Wilmington’s Lie:The Murderous Coup of 1898 and the Rise of White Supremacy
by David Zucchino
2020 / 562 pages
Read by Victor Bevine 11h 26m
Rating – 9 / US Civil War History
Probably like most readers, I’d never heard of this riot/insurrection by White Supremacists which occurred in 1898 in Wilmington North Carolina. At first it was reported as a race riot started by Blacks and that’s the lie which was perpetuated. But after a couple decades of digging that idea was changed. The “Fusion” political party which consisted of both Blacks and Whites had won the election and the White Supremacists didn’t like that and deliberately stole the election because they wanted all power back.
But Zucchino starts in the Prologue with the actual riot but in Chapter 1 he goes back to 1865 for the background and how it lead up to the violence. After the Civil War Wilmington, like many other Southern cities, was in chaos and ruins. There was filth everywhere and within weeks Blacks were again being hunted as well as for sale. The Union armies came in and maintained order until the end of Reconstruction in 1877 and even then it didn’t all fall apart for another 20 years of brewing resentments on the part of the Whites.

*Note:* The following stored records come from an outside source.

__device__ __forceinline__ uint32_t global_row(const RenderParams& rp, uint32_t ly)
{
    const uint32_t strip = fastdiv(ly, rp.div_strip_rows);
    return (strip * rp.world_size + rp.rank) * rp.strip_rows + (ly - strip * rp.strip_rows);
}
struct PidParts { uint32_t s, k; };
__device__ __forceinline__ PidParts pid_split(const RenderParams& rp, uint32_t pid)
{
    const uint32_t b = fastdiv(pid, rp.div_blk_paths), rem = pid - b * (rp.act_pixels << rp.blk_log);
    const bool short_blk = b + 1u == rp.n_blk;
    const uint32_t k = short_blk ? fastdiv(rem, rp.div_blk_last) : (rem >> rp.blk_log);
    return PidParts{(b << rp.blk_log) + (rem - k * (short_blk ? rp.blk_last : (1u << rp.blk_log))), k};
}
__device__ __forceinline__ uint32_t pid_join(const RenderParams& rp, uint32_t s, uint32_t k)
{
    const uint32_t b = s >> rp.blk_log;
    return b * (rp.act_pixels << rp.blk_log) + k * (b + 1u == rp.n_blk ? rp.blk_last : (1u << rp.blk_log)) + (s - (b << rp.blk_log));
}
__device__ __forceinline__ PixelId path_pixel(const RenderParams& rp, uint32_t pid, uint32_t* s_local = nullptr, uint32_t* k_out = nullptr)
{
    const PidParts pp = pid_split(rp, pid);
    if (s_local) *s_local = pp.s;
    if (k_out) *k_out = pp.k;
    const uint32_t r = fastdiv(pp.k, rp.div_act_w), x = rp.act_x0 + (pp.k - r * rp.act_w);
    const uint32_t ly = rp.act_ly0 + r;
    const uint32_t gy = global_row(rp, ly);
    return PixelId{gy * rp.width + x, rp.first_sample + pp.s, ly * rp.width + x, x, gy};
}

__device__ __forceinline__ f3 camera_ray_dir(const RenderParams& rp, const CameraView& cam, uint32_t gx, uint32_t gy, uint32_t sample)
{
    Stream rng{stream_key(rp.seed, gy * rp.width + gx, sample), 0u};
    const uint32_t seed = rng.u32();
    float jx, jy;
    ss_sobol(rp.n_sobol, sample, seed, &jx, &jy);
    const float ox = jx - 0.5f, oy = jy - 0.5f;
    const float u = ((float)gx + ox) / (float)rp.width;
    const float v = ((float)gy + oy) / (float)rp.height;
    const float nx = u * 2.0f - 1.0f, ny = v * 2.0f - 1.0f, nz = 0.0f;
    const float* M = cam.ray_matrix;
    float r[4];
#pragma unroll
    for (int i = 0; i < 4; ++i)
    {
        float t = M[i] * nx;
        t = M[4 + i] * ny + t;
        t = M[8 + i] * nz + t;
        t = M[12 + i] + t;
        r[i] = t;
    }
    const float rw = 1.0f / r[3];
    const f3 eye{cam.eye[0], cam.eye[1], cam.eye[2]};
    return unit3(f3{r[0] * rw, r[1] * rw, r[2] * rw} - eye);
}

__global__ void __launch_bounds__(256) k_generate(const RenderParams rp, const CameraView cam, const RayQueue rq, Counters* ctr)
{
    const uint32_t pid = blockIdx.x * blockDim.x + threadIdx.x;
    if (pid == 0u) ctr[0].n_closest = rp.n_paths;
    if (pid >= rp.n_paths) return;
    const PixelId px = path_pixel(rp, pid);
    const f3 dir = camera_ray_dir(rp, cam, px.gx, px.gy, px.sample);
    rq.b[pid] = f4{dir.x, dir.y, dir.z, asf(pid)};
}

struct ShadeIO
{
    PathState st;
    RayQueue rq_in, rq_out, rq_shadow, rq_lchain_prev, rq_lchain;
    f4* lchain_nb;
    const f4* lchain_nb_prev;
    const f4* lchain_hit;
    const f4* hits;
    const uint2* entries;
    ShadeQueue q_in;
    const uint32_t* tails_in;
    uint2* q_term_next;
    uint32_t cap_slots, cap_slots_term, cap_slots_shade;
    Counters* ctr;
// ... 39 lines not shown
            const f4 b4 = io.lchain_nb_prev[slot];
            const uint32_t inst = lid >> sv.prim_bits, tri = lid & ((1u << sv.prim_bits) - 1u);
            const DInstance& in = sv.instances[inst];
            const DMaterial& lm = sv.materials[in.material];
            const f3 emitted{lm.colour[0], lm.colour[1], lm.colour[2]};
            const DTriIsect ti = sv.tri_isect[tri];
            const float area = 0.5f * len3(xyz(ti.n0));
            const float sample_pdf = (area * len3(emitted) / sv.light_weight_sum) / area;
            const f3 dir = xyz(io.rq_lchain_prev.b[slot]);
            bool ff;
            const f3 ln = hit_normal(sv, inst, tri, lh.y, lh.z, dir, ff);
            const float cosine = fabsf(dot3(dir, ln));
            const float light_pdf = sample_pdf * (lh.x * lh.x / cosine);
            const float weight = mis2(pw4.w, light_pdf);
            s = emitted * weight * b4.w * xyz(b4) / pw4.w;
        }
    }
    acc = acc + xyz(pw4) * (e + s);
    flags &= ~(FLAG_NEE_PENDING | FLAG_BSDF_CAST);
}

__global__ void __launch_bounds__(256) k_shade_terminal(const SceneView sv, const RenderParams rp, const ShadeIO io, const uint32_t bounce)
{
    const uint32_t n = min(io.ctr->n_shade[Q_TERMINAL], io.cap_slots_term);
    for (uint32_t idx = blockIdx.x * blockDim.x + threadIdx.x; idx < n; idx += gridDim.x * blockDim.x)
    {
        const uint2 e2 = io.entries[idx];
        const uint32_t entry = e2.x, pid = e2.y;
        if (entry == HOLE) continue;
        const bool dead = (entry & ENTRY_DEAD) != 0u;
        f4 ra{}, rb{}, hit{};
        if (!dead)
        {
            hit = io.hits[entry];
            if (asu(hit.w) != MISS_ID)
            {
                ra = bounce == 0u ? io.primary_a : io.rq_in.a[entry];
                rb = io.rq_in.b[entry];
            }
            else if (io.env.w != 0u) rb = io.rq_in.b[entry];
        }
        f3 acc{0.0f, 0.0f, 0.0f};
        uint32_t flags = 0u;
        if (bounce != 0u)
        {
            const DPathRec& rec = io.st.rec[pid];
            const f4 acc4 = rec.acc;
            acc = xyz(acc4);
            flags = asu(acc4.w);
            resolve_nee(sv, io, pid, rec, acc, flags);
        }
        if (!dead)
        {
            const f3 pw = bounce == 0u ? f3{1.0f, 1.0f, 1.0f} : xyz(io.st.rec[pid].pw);
            const uint32_t hid = asu(hit.w);
            if (hid == MISS_ID)
            {
                if (io.env.w != 0u) acc = acc + env_lookup(io.env, xyz(rb)) * pw;
                else acc = acc + f3{0.006f, 0.006f, 0.006f} * pw;
            }
            else
            {
                const uint32_t inst = hid >> sv.prim_bits;
                const DInstance& in = sv.instances[inst];
                if (bounce == 0u)
                {
                    const PidParts pp = pid_split(rp, pid);
                    if (pp.s == rp.keep_s_pos)
                    {
                        const f3 p = fma3(xyz(rb), bc3(hit.x), xyz(ra));
                        io.st.first_pos[pp.k] = f4{p.x, p.y, p.z, hit.x};
                    }
                    if (pp.s >= rp.keep_s_id) io.st.first_id[(pp.s - rp.keep_s_id) * rp.act_pixels + pp.k] = in.blas & 0xffu;
                }
                const DMaterial& m = sv.materials[in.material];
                if (!rp.enable_nee || (flags & FLAG_LAST_DELTA) || bounce == 0u)
                    acc = fma3(f3{m.colour[0], m.colour[1], m.colour[2]}, pw, acc);
            }
        }
        io.st.radiance[pid] = f4{acc.x, acc.y, acc.z, 0.0f};
    }
}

Bitterness and even hatred was never far beneath the surface in Wilmington and although the Black population was doing relatively well economically, that’s what was resented by the powerful Whites as well as those who competed with Blacks for jobs..
So the ideas behind White Supremacy were only a speech or a newspaper editorial away. Lo and behold a Black newspaper was purchased by Alex Manley and he figured prominently in the White rage writing editorials and news of interest to the Black community. There were many Black professionals and a growing middle class – no Black owned banks though.
And still the insurrection/coup went on. It was a murderous night and the next day it continued. Thousands of Blacks simply left town – and many didn’t move back. Many Blacks who still had jobs were fired – unless they were necessary for domestic services.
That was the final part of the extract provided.